--- Record excerpts Enclosed Below ---

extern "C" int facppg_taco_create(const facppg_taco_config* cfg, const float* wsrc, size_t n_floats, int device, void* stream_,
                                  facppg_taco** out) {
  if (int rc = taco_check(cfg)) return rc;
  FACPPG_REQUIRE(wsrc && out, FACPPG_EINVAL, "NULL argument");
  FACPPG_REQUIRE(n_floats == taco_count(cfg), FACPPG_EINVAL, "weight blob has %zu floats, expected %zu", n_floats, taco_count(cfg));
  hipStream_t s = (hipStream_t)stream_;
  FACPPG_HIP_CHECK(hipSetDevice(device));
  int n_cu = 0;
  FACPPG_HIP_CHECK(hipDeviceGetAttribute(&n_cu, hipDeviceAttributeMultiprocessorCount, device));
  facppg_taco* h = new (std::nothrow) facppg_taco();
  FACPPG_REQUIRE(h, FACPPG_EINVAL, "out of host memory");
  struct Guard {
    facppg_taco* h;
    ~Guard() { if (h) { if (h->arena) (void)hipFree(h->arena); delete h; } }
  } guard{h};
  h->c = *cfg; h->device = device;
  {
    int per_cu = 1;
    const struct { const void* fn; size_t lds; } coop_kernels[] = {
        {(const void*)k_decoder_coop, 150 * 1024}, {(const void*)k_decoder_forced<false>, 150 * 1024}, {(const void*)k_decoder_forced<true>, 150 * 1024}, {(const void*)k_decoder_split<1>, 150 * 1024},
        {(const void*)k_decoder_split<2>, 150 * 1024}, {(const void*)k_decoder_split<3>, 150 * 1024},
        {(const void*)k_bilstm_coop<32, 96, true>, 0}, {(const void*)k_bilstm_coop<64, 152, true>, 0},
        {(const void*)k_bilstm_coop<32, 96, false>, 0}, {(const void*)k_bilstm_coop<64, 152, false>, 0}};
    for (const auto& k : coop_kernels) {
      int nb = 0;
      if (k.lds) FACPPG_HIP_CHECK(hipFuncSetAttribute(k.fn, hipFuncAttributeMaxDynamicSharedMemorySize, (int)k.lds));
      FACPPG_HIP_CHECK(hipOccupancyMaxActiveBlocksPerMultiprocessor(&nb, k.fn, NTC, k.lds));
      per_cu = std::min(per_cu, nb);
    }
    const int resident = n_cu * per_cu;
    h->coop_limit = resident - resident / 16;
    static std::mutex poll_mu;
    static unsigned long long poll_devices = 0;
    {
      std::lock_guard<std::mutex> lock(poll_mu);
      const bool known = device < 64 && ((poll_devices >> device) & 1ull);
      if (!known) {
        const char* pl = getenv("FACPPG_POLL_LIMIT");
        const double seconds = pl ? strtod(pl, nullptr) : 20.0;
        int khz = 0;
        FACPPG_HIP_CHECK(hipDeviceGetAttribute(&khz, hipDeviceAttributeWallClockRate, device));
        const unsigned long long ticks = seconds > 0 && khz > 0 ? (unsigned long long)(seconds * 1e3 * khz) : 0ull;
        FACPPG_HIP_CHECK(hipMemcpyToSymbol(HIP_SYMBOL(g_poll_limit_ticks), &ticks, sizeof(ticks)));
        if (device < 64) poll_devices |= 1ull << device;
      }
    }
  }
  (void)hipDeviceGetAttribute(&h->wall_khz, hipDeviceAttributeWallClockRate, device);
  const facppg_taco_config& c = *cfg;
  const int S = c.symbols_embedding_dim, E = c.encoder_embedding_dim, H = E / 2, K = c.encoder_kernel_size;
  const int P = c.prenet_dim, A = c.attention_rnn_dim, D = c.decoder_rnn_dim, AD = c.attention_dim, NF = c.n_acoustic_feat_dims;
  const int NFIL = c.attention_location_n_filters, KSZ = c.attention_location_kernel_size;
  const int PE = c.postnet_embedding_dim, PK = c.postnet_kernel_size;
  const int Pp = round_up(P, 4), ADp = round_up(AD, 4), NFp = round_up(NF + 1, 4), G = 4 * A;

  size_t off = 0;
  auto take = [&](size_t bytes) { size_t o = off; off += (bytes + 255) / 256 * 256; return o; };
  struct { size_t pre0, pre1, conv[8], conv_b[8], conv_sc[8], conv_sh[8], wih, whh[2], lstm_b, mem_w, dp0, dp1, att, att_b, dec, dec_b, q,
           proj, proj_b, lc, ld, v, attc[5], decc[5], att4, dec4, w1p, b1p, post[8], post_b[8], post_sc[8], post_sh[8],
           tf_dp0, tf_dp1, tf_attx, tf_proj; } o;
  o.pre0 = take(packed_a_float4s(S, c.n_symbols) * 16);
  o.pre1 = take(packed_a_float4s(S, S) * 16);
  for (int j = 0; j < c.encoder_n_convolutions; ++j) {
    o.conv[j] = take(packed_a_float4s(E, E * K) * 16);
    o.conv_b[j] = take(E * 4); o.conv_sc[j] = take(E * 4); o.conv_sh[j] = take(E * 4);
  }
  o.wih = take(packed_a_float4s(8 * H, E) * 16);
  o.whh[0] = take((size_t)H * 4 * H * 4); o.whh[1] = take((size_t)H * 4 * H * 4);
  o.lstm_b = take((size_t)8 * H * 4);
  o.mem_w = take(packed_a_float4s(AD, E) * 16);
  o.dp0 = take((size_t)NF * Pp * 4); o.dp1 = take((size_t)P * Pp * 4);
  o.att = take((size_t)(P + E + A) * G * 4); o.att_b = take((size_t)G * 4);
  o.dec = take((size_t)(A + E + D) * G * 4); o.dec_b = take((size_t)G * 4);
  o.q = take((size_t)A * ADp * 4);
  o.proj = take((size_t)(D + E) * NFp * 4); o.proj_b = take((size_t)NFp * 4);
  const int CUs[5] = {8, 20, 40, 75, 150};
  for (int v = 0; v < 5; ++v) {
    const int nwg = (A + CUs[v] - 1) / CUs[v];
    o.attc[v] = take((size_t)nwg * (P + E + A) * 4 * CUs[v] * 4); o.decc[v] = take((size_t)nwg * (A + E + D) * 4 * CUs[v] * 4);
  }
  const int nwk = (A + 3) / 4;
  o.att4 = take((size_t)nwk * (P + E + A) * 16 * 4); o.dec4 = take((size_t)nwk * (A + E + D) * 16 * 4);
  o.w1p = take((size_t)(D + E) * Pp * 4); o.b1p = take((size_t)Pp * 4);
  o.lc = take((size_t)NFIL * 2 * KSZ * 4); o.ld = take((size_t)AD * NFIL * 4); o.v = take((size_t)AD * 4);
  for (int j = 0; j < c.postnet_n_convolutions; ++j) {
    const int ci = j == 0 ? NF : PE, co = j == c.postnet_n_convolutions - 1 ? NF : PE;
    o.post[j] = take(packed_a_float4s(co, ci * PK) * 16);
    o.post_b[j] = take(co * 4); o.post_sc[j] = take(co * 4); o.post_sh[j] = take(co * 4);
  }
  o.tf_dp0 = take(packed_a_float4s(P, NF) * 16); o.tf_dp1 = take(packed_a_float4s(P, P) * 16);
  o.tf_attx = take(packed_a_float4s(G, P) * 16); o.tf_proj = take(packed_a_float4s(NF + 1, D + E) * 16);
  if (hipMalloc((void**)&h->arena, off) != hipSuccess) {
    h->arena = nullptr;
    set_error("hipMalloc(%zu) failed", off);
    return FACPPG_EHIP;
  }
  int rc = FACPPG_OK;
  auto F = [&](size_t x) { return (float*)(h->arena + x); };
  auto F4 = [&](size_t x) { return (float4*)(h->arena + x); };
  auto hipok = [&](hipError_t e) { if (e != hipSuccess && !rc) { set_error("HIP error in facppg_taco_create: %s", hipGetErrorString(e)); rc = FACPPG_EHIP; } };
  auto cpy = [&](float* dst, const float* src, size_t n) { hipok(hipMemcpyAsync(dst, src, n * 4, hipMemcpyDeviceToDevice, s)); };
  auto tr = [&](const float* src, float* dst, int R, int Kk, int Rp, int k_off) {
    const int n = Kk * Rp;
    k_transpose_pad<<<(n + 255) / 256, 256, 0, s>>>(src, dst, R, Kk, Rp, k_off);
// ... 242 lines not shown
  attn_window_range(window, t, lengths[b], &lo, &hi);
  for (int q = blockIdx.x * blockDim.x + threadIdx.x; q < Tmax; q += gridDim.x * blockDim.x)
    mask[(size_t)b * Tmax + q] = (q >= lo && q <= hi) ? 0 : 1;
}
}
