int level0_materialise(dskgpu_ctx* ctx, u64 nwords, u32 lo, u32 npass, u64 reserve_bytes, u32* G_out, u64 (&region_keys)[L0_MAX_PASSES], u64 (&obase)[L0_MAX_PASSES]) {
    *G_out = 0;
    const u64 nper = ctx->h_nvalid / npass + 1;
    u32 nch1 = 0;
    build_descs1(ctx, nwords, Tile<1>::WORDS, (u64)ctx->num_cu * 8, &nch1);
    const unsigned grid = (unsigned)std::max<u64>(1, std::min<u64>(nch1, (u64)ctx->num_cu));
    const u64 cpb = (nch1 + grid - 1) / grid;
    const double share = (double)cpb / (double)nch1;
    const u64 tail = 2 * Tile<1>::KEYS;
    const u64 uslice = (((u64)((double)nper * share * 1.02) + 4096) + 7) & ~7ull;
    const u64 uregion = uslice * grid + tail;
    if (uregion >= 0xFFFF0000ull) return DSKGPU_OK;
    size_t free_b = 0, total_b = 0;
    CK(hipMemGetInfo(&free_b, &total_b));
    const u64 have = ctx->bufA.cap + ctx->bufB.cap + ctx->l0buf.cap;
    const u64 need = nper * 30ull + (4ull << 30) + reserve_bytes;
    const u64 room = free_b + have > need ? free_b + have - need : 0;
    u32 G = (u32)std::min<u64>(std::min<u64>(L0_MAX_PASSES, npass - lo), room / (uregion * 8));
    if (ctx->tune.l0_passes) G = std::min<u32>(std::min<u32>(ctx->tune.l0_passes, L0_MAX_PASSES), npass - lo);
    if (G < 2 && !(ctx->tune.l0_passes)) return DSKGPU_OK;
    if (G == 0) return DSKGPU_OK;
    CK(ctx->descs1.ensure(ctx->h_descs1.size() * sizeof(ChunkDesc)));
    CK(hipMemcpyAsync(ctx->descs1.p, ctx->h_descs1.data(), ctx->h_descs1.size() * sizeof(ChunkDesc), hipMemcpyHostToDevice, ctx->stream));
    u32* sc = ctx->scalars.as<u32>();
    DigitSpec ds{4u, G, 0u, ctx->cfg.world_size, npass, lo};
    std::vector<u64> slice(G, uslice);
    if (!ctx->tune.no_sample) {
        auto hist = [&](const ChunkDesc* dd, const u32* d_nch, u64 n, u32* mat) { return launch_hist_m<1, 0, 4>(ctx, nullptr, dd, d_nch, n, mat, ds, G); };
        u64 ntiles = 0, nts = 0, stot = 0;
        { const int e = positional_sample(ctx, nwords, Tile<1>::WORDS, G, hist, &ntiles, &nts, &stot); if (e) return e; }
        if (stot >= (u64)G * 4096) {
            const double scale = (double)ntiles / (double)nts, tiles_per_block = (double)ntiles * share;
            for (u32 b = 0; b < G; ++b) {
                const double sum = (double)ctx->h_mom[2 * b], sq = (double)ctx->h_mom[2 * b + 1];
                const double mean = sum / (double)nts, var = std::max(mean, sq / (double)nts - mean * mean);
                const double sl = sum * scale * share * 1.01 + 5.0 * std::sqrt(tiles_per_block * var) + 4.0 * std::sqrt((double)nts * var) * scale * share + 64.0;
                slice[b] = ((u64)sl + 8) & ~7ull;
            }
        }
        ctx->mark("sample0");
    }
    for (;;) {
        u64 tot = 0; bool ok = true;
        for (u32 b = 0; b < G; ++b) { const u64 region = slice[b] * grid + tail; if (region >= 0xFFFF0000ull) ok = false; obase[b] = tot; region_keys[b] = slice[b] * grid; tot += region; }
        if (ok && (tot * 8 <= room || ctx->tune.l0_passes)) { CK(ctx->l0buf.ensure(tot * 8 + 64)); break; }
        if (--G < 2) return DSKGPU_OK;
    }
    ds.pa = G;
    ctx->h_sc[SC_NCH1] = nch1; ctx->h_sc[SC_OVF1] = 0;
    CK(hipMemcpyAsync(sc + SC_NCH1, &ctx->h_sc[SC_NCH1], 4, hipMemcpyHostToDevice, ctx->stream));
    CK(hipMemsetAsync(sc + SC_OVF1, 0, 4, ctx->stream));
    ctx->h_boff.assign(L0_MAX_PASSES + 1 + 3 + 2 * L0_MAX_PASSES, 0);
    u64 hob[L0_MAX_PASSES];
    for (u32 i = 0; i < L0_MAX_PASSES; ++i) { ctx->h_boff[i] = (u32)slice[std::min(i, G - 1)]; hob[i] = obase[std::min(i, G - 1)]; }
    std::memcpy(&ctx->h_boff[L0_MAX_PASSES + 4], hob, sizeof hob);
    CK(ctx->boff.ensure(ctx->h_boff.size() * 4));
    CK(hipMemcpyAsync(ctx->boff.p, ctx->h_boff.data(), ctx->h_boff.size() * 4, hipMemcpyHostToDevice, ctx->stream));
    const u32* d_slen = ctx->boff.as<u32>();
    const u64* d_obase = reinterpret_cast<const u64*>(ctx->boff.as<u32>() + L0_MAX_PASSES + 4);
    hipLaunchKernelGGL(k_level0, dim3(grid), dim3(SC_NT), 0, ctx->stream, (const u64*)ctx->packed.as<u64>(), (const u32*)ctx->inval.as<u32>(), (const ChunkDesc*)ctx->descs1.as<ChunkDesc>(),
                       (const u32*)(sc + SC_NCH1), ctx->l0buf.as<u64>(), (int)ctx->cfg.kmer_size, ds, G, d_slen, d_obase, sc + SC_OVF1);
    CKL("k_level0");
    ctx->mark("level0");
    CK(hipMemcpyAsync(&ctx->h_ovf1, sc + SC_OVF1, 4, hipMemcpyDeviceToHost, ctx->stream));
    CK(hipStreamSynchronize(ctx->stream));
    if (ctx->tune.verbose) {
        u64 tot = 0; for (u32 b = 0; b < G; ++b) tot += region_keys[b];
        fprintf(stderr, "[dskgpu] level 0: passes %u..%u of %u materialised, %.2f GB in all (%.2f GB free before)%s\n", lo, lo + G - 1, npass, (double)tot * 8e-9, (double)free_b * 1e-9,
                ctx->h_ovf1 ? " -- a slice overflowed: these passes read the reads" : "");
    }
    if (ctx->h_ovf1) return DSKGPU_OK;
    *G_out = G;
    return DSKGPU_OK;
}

--- End of Enclosed Record excerpts ---

◆ Instructions for the task
The entries above hold a line with "u32 G = (u32)std::min<u64>(std::min<u64>(L0_MAX_PASSES, npass" and a later line with "const double mean". Write out exactly those lines and all lines between, nothing more.

◆ Your solution
    u32 G = (u32)std::min<u64>(std::min<u64>(L0_MAX_PASSES, npass - lo), room / (uregion * 8));
    if (ctx->tune.l0_passes) G = std::min<u32>(std::min<u32>(ctx->tune.l0_passes, L0_MAX_PASSES), npass - lo);
    if (G < 2 && !(ctx->tune.l0_passes)) return DSKGPU_OK;
    if (G == 0) return DSKGPU_OK;
    CK(ctx->descs1.ensure(ctx->h_descs1.size() * sizeof(ChunkDesc)));
    CK(hipMemcpyAsync(ctx->descs1.p, ctx->h_descs1.data(), ctx->h_descs1.size() * sizeof(ChunkDesc), hipMemcpyHostToDevice, ctx->stream));
    u32* sc = ctx->scalars.as<u32>();
    DigitSpec ds{4u, G, 0u, ctx->cfg.world_size, npass, lo};
    std::vector<u64> slice(G, uslice);
    if (!ctx->tune.no_sample) {
        auto hist = [&](const ChunkDesc* dd, const u32* d_nch, u64 n, u32* mat) { return launch_hist_m<1, 0, 4>(ctx, nullptr, dd, d_nch, n, mat, ds, G); };
        u64 ntiles = 0, nts = 0, stot = 0;
        { const int e = positional_sample(ctx, nwords, Tile<1>::WORDS, G, hist, &ntiles, &nts, &stot); if (e) return e; }
        if (stot >= (u64)G * 4096) {
            const double scale = (double)ntiles / (double)nts, tiles_per_block = (double)ntiles * share;
            for (u32 b = 0; b < G; ++b) {
                const double sum = (double)ctx->h_mom[2 * b], sq = (double)ctx->h_mom[2 * b + 1];
                const double mean = sum / (double)nts, var = std::max(mean, sq / (double)nts - mean * mean);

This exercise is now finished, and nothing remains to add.